## EXERCISE PROMPT
Once the line holding "TU c; tu_child(c, tu, i, 0);" is found in the listing below, write it out and each later line exactly, up to and including the one holding "g_S.cab[CAB_GOON].frac = f0;".
# # # # # # #
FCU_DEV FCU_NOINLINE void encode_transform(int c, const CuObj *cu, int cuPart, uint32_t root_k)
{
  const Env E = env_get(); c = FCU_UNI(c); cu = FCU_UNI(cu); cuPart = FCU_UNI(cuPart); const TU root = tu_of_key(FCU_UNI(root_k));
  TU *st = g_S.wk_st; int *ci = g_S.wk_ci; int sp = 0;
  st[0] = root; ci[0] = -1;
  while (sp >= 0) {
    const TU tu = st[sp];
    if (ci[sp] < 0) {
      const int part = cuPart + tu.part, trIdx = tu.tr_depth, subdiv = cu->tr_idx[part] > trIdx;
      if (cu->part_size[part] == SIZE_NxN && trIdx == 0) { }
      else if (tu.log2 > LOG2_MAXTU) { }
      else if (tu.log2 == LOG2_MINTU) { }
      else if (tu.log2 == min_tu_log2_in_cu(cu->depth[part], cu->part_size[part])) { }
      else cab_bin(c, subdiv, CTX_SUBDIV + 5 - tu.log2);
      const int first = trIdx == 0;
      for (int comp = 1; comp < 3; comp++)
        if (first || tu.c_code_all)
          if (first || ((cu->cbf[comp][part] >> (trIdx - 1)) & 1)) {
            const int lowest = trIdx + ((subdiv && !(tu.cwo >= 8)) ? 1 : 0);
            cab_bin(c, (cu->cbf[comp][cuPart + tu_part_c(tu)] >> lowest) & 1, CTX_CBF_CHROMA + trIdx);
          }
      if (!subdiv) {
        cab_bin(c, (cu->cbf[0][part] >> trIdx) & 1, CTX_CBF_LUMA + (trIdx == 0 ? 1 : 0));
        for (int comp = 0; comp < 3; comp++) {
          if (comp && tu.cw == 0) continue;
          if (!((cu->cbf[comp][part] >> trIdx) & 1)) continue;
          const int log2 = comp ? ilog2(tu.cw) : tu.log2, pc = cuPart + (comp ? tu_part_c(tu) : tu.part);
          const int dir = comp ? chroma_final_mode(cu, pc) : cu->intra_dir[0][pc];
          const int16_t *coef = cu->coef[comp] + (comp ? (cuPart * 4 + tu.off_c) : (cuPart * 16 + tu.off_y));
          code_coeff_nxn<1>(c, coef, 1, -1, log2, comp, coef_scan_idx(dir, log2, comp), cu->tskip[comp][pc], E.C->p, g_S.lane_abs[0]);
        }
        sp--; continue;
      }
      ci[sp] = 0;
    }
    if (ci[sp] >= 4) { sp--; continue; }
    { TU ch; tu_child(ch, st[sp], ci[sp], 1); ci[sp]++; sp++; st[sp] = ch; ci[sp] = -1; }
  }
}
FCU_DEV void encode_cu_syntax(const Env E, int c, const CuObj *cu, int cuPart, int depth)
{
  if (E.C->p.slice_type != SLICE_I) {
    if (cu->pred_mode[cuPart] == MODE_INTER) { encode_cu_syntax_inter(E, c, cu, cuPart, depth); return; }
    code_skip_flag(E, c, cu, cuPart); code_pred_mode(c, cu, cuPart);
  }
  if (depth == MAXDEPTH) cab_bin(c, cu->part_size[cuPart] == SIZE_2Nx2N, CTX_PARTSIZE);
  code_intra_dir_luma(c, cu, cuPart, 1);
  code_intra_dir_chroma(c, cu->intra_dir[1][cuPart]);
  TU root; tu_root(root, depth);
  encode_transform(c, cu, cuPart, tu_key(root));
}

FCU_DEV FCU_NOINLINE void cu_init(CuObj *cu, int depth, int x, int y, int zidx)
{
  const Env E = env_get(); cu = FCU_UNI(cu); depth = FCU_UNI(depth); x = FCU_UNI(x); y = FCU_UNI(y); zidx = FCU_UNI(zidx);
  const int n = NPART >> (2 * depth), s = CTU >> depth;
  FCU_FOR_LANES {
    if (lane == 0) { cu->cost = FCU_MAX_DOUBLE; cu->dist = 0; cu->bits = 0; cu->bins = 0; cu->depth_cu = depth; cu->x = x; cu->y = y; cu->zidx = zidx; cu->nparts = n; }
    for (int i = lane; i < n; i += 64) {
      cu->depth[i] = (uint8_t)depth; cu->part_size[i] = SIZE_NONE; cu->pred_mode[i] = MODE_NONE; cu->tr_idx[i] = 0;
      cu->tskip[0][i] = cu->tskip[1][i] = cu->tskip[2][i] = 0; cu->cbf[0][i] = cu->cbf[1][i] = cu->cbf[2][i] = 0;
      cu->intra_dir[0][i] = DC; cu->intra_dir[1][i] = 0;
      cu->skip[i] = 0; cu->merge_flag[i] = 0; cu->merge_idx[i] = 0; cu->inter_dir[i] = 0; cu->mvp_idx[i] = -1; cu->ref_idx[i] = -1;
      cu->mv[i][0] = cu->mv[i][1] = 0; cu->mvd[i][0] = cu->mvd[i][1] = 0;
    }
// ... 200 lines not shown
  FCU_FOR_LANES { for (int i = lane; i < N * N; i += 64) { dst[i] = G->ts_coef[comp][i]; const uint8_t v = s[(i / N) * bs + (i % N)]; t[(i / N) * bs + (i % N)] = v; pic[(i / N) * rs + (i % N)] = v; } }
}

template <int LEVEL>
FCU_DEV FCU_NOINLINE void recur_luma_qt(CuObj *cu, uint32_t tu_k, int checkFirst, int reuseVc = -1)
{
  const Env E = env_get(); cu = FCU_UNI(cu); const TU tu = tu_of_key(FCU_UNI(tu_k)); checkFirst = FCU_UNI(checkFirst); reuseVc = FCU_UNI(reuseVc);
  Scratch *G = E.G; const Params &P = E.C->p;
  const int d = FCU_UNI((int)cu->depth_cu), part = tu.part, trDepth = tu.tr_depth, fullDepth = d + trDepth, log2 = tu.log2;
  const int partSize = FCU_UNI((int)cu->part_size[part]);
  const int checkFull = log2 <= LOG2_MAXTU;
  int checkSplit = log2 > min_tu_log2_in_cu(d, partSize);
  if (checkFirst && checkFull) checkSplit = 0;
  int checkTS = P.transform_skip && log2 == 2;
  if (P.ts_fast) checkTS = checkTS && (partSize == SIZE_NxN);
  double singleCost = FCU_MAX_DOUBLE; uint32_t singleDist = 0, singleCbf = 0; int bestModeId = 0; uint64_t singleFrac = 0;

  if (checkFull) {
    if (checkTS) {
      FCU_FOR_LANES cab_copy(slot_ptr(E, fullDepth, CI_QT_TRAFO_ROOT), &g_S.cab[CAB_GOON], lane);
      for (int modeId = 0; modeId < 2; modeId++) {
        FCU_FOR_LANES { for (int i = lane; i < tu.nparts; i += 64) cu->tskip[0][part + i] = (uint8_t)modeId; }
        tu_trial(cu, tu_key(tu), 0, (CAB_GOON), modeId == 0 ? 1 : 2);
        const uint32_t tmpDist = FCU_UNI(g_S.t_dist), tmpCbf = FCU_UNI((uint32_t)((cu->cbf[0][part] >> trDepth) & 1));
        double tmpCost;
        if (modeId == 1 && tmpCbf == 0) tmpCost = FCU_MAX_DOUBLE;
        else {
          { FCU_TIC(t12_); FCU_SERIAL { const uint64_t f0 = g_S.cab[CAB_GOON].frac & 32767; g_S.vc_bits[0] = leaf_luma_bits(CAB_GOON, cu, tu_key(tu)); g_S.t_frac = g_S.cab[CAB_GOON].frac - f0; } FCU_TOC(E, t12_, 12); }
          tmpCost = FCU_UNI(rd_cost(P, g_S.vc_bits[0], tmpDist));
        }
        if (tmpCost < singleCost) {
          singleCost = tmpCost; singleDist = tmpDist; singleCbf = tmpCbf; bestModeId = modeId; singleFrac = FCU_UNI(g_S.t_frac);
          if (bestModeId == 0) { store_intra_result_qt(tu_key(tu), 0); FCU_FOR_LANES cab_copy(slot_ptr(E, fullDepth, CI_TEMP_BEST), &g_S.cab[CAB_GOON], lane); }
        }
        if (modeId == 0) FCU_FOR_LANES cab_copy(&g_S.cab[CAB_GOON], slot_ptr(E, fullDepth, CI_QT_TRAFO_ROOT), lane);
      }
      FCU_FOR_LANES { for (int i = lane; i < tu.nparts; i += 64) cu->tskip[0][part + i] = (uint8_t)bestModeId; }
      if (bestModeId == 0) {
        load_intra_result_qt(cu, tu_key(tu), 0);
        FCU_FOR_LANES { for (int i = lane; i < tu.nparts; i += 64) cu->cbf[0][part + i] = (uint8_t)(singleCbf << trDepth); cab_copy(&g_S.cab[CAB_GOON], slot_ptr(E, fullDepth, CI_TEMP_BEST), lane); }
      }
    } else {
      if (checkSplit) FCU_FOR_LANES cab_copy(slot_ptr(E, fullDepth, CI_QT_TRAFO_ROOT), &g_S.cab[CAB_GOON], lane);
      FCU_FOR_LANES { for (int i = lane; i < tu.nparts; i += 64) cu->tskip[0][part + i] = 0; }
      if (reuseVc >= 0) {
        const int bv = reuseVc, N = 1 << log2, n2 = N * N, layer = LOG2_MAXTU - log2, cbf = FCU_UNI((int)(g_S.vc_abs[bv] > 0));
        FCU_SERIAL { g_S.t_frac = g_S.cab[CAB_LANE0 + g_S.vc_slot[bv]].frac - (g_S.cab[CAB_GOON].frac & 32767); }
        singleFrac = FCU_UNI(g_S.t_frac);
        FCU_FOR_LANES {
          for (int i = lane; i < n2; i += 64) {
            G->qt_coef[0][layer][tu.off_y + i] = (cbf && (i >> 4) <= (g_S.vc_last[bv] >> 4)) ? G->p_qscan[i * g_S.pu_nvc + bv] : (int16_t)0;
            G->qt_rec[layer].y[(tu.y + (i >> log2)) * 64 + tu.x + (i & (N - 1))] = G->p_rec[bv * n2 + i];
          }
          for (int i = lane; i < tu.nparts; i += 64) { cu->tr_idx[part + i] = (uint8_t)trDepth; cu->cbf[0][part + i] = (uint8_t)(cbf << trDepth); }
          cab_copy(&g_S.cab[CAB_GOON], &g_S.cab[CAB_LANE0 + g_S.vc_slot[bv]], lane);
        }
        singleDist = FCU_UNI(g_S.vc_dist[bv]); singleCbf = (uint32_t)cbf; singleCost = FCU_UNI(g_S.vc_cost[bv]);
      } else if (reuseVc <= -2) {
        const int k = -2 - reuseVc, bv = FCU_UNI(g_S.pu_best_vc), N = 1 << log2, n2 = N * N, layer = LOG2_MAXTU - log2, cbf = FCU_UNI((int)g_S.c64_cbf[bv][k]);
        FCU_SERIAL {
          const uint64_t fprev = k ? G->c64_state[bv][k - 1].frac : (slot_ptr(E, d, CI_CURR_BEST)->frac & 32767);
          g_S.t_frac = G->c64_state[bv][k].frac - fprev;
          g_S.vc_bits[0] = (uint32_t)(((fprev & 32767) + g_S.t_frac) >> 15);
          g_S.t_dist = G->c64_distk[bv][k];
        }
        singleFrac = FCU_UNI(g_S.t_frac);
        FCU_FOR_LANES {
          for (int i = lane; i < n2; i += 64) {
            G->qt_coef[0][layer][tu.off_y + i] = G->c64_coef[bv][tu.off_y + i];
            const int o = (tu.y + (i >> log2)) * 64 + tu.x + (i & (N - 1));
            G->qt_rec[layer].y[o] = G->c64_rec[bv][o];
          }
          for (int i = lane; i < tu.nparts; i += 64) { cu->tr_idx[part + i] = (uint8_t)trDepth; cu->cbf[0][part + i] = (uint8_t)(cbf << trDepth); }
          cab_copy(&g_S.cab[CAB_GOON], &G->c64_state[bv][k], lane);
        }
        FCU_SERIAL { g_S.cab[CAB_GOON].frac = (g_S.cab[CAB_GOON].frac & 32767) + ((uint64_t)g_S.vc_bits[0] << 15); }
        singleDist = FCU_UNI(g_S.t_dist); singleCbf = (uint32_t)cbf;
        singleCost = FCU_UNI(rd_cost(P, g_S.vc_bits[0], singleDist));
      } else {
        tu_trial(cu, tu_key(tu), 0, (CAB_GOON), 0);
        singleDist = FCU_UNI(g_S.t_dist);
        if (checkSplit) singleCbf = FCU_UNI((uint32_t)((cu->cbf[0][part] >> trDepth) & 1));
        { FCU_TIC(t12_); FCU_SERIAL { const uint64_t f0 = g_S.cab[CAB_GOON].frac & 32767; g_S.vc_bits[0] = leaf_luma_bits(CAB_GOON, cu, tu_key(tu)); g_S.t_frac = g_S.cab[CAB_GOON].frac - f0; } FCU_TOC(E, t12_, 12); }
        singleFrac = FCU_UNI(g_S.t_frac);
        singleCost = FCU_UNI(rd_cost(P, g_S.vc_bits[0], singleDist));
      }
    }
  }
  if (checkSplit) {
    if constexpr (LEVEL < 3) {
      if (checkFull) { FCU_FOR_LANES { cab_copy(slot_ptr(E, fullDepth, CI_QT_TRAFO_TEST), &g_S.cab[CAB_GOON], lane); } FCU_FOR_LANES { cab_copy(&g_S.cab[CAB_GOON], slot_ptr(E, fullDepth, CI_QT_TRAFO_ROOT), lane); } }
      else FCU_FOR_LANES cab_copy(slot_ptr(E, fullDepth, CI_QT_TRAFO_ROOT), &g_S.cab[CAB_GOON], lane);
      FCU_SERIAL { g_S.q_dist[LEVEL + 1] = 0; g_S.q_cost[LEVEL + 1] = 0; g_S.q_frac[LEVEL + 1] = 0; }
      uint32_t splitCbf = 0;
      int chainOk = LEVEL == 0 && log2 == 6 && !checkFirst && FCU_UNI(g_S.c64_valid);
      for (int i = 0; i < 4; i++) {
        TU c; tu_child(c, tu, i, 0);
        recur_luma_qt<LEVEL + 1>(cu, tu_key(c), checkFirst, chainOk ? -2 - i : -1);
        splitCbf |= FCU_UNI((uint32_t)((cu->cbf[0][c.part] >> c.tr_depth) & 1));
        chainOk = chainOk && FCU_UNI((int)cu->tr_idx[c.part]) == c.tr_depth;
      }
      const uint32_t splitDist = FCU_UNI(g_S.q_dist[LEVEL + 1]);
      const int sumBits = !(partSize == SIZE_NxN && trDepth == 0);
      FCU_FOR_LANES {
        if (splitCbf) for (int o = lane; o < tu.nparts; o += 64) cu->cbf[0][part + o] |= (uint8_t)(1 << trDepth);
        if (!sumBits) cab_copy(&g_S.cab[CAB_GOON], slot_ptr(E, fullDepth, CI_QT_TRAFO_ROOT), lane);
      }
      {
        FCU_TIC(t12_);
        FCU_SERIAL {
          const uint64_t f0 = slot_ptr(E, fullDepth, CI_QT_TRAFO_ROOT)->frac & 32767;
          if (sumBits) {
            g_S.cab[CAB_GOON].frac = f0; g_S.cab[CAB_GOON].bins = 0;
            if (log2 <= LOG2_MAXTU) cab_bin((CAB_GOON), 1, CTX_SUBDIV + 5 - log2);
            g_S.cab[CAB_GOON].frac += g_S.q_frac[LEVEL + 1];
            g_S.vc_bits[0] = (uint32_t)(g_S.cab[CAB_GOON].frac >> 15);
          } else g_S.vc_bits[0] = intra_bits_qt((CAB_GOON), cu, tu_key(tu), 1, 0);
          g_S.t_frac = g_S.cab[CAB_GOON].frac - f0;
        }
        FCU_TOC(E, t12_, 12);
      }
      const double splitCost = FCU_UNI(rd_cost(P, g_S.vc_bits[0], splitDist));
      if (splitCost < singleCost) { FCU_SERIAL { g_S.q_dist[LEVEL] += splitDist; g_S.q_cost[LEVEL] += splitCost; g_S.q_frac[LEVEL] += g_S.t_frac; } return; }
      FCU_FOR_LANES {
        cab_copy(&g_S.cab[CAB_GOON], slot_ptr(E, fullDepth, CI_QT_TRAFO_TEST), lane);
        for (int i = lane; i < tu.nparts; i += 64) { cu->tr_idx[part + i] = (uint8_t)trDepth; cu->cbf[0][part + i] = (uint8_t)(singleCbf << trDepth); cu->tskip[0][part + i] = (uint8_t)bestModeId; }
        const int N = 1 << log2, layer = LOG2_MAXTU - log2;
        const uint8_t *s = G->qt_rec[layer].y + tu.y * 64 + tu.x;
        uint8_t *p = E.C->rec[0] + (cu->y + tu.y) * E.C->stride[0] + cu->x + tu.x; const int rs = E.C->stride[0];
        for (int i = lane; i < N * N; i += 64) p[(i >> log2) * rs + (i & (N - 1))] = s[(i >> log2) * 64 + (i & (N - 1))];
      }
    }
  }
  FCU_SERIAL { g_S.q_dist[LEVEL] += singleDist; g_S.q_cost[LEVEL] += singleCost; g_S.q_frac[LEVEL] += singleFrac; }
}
# # # # # # #
## THE COMPLETED TASK
        TU c; tu_child(c, tu, i, 0);
        recur_luma_qt<LEVEL + 1>(cu, tu_key(c), checkFirst, chainOk ? -2 - i : -1);
        splitCbf |= FCU_UNI((uint32_t)((cu->cbf[0][c.part] >> c.tr_depth) & 1));
        chainOk = chainOk && FCU_UNI((int)cu->tr_idx[c.part]) == c.tr_depth;
      }
      const uint32_t splitDist = FCU_UNI(g_S.q_dist[LEVEL + 1]);
      const int sumBits = !(partSize == SIZE_NxN && trDepth == 0);
      FCU_FOR_LANES {
        if (splitCbf) for (int o = lane; o < tu.nparts; o += 64) cu->cbf[0][part + o] |= (uint8_t)(1 << trDepth);
        if (!sumBits) cab_copy(&g_S.cab[CAB_GOON], slot_ptr(E, fullDepth, CI_QT_TRAFO_ROOT), lane);
      }
      {
        FCU_TIC(t12_);
        FCU_SERIAL {
          const uint64_t f0 = slot_ptr(E, fullDepth, CI_QT_TRAFO_ROOT)->frac & 32767;
          if (sumBits) {
            g_S.cab[CAB_GOON].frac = f0; g_S.cab[CAB_GOON].bins = 0;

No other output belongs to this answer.